▸ **Assignment**
Having found the line containing "char*>(accum + static_cast<size_t>(scratch_frames(P))" in the data below, reproduce that line and each one after it to the end, exactly, and include nothing else.

Top of Entries supplied

@@ -243,20 +254,15 @@
     return static_cast<int>(c < 1 ? 1 : c);
 }
 
-size_t lift_scratch_bytes(const LiftParams& P) {
-    if (P.bev_layout != FIERY_BEV_NCHW || P.n_frames <= 0) return 0;
-    const size_t chunk = static_cast<size_t>(lift_chunk_frames(P));
-    return chunk * P.pillars * P.C * 4 + ((chunk * P.pillars + 127) & ~static_cast<size_t>(127));
-}
-
 int launch_forward_cols(const LiftParams& P, const void* head, cudaStream_t stream);
 int encode_bev_map(CUtensorMap* map, float* bev, long long pillars, int channels, int n_frames, int box_pillars);
 
 constexpr int MAX_CHAINS = 4;
+constexpr int MAX_LANES = 2;
 struct ChainResources {
-    cudaStream_t side[MAX_CHAINS - 1] = {};
+    cudaStream_t side[MAX_LANES - 1] = {};
     cudaEvent_t fork = nullptr;
-    cudaEvent_t done[MAX_CHAINS - 1] = {};
+    cudaEvent_t done[MAX_LANES - 1] = {};
     bool ready = false;
 };
 static int chain_resources(ChainResources** out) {
@@ -266,7 +272,7 @@
     FIERY_REQUIRE(dev >= 0 && dev < 16, "device %d out of range for the chain resources", dev);
     ChainResources& r = pool[dev];
     if (!r.ready) {
-        for (int i = 0; i < MAX_CHAINS - 1; ++i) {
+        for (int i = 0; i < MAX_LANES - 1; ++i) {
             FIERY_CUDA_CHECK(cudaStreamCreateWithFlags(&r.side[i], cudaStreamNonBlocking));
             FIERY_CUDA_CHECK(cudaEventCreateWithFlags(&r.done[i], cudaEventDisableTiming));
         }
@@ -290,6 +296,43 @@
     const long long tiles_per_frame = static_cast<long long>(P.n_cameras) * P.n_wtiles;
     while (groups > 1 && (frames_in_chunk / groups) * tiles_per_frame < g_chain_min_tiles) --groups;
     return groups < 1 ? 1 : groups;
+}
+
+struct LaneLayout {
+    int groups, lanes;
+    int frames;
+    int slice0[MAX_LANES];
+};
+static int group_start(int nf, int groups, int g) { return static_cast<int>(static_cast<long long>(nf) * g / groups); }
+static LaneLayout lane_layout(const LiftParams& P, int frames_in_chunk) {
+    LaneLayout L;
+    L.groups = lift_forward_groups(P, frames_in_chunk);
+    L.lanes = L.groups < MAX_LANES ? L.groups : MAX_LANES;
+    L.frames = 0;
+    for (int l = 0; l < L.lanes; ++l) {
+        int largest = 0;
+        for (int g = l; g < L.groups; g += L.lanes) {
+            const int n = group_start(frames_in_chunk, L.groups, g + 1) - group_start(frames_in_chunk, L.groups, g);
+            largest = n > largest ? n : largest;
+        }
+        L.slice0[l] = L.frames;
+        L.frames += largest;
+    }
+    return L;
+}
+
+static int scratch_frames(const LiftParams& P) {
+    const int chunk = lift_chunk_frames(P);
+    const int full = lane_layout(P, chunk).frames;
+    if (P.n_frames % chunk == 0) return full;
+    const int tail = lane_layout(P, P.n_frames % chunk).frames;
+    return tail > full ? tail : full;
+}
+
+size_t lift_scratch_bytes(const LiftParams& P) {
+    if (P.bev_layout != FIERY_BEV_NCHW || P.n_frames <= 0) return 0;
+    const size_t f = static_cast<size_t>(scratch_frames(P));
+    return f * P.pillars * P.C * 4 + ((f * P.pillars + 127) & ~static_cast<size_t>(127));
 }
 
 int lift_forward_launches(const LiftParams& P) {
@@ -336,7 +379,8 @@
 #endif
     const int chunk = lift_chunk_frames(P);
     float* accum = static_cast<float*>(scratch);
-    unsigned char* scratch_marks = nchw ? reinterpret_cast<unsigned char*>(accum + static_cast<size_t>(chunk) * P.pillars * P.C) : nullptr;
+    unsigned char* scratch_marks =
+        nchw ? reinterpret_cast<unsigned char*>(accum + static_cast<size_t>(scratch_frames(P)) * P.pillars * P.C) : nullptr;
     const bool tma_pass = P.pillars % 4 == 0;
     CUtensorMap bev_map;
     if (nchw && tma_pass && !warp_theta) {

Bottom of Entries supplied

▸ **Result for this exercise**
+        nchw ? reinterpret_cast<unsigned char*>(accum + static_cast<size_t>(scratch_frames(P)) * P.pillars * P.C) : nullptr;
     const bool tma_pass = P.pillars % 4 == 0;
     CUtensorMap bev_map;
     if (nchw && tma_pass && !warp_theta) {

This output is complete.